* Task to carry out: Identify every line in the records below that contains the word "solo", and copy each of those lines.

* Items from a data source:
------------------------------------
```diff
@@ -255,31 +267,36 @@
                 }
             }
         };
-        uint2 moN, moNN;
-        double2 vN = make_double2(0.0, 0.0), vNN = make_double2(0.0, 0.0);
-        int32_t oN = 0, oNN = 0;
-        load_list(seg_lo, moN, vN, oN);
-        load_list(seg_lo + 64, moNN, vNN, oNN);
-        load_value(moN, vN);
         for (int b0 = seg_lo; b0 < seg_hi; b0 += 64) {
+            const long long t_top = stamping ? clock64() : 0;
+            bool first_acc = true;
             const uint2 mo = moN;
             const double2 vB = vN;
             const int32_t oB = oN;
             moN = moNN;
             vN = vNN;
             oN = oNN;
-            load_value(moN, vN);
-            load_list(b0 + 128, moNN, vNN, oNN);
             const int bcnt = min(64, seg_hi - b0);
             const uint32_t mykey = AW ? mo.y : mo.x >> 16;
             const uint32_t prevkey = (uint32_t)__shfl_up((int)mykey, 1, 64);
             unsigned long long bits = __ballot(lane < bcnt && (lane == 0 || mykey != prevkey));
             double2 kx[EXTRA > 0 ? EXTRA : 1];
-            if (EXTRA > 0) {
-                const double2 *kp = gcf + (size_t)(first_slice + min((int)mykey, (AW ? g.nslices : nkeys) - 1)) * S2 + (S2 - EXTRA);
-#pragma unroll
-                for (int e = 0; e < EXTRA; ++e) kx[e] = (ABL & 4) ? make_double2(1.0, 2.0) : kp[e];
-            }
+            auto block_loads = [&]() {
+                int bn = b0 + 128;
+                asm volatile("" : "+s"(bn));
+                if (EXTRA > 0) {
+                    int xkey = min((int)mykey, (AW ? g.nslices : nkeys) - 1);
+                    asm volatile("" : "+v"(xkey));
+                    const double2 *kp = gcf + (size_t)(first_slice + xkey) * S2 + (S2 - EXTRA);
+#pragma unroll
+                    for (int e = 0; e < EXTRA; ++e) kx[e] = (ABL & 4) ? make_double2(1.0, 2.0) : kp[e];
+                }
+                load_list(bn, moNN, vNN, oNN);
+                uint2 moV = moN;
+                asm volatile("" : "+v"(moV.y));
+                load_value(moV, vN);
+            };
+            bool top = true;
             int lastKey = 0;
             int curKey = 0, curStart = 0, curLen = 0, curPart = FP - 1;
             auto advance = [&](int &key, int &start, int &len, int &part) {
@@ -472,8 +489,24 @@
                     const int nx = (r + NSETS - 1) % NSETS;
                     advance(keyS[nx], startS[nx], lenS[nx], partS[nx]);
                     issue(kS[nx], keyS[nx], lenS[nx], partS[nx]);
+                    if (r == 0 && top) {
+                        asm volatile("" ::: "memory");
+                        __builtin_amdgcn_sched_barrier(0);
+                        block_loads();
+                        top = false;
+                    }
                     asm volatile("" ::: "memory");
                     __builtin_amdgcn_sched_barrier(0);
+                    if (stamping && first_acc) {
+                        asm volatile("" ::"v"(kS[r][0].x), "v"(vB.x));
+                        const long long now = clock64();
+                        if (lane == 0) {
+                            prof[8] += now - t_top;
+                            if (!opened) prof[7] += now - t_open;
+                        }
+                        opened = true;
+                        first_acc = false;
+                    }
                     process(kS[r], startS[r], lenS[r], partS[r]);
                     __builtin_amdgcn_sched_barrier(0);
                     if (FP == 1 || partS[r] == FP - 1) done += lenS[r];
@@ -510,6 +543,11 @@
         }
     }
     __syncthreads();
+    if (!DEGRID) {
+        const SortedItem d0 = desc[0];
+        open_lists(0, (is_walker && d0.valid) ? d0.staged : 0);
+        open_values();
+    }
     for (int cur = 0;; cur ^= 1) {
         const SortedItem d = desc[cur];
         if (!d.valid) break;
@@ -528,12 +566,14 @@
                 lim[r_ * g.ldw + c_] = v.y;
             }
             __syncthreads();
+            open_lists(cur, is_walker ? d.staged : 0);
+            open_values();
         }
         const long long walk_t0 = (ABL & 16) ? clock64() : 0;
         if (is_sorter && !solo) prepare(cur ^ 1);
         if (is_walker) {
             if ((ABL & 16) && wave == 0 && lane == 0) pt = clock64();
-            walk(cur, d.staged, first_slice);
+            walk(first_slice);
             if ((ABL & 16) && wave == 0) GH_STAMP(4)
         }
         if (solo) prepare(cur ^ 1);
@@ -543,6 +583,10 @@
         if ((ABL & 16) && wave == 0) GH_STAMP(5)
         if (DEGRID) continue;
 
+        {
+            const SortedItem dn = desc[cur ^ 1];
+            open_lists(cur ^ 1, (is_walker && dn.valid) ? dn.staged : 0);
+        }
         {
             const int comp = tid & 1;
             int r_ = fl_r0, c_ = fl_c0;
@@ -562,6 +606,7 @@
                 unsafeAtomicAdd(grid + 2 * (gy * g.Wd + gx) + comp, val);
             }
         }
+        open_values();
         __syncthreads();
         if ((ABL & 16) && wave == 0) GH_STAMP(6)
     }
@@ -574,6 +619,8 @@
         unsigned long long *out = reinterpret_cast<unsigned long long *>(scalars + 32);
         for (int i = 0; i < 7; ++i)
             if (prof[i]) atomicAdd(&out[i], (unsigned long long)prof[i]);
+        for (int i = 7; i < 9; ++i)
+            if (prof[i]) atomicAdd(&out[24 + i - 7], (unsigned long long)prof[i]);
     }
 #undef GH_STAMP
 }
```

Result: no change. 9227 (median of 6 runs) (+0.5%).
------------------------------------
* Answer section:
         if (is_sorter && !solo) prepare(cur ^ 1);
         if (solo) prepare(cur ^ 1);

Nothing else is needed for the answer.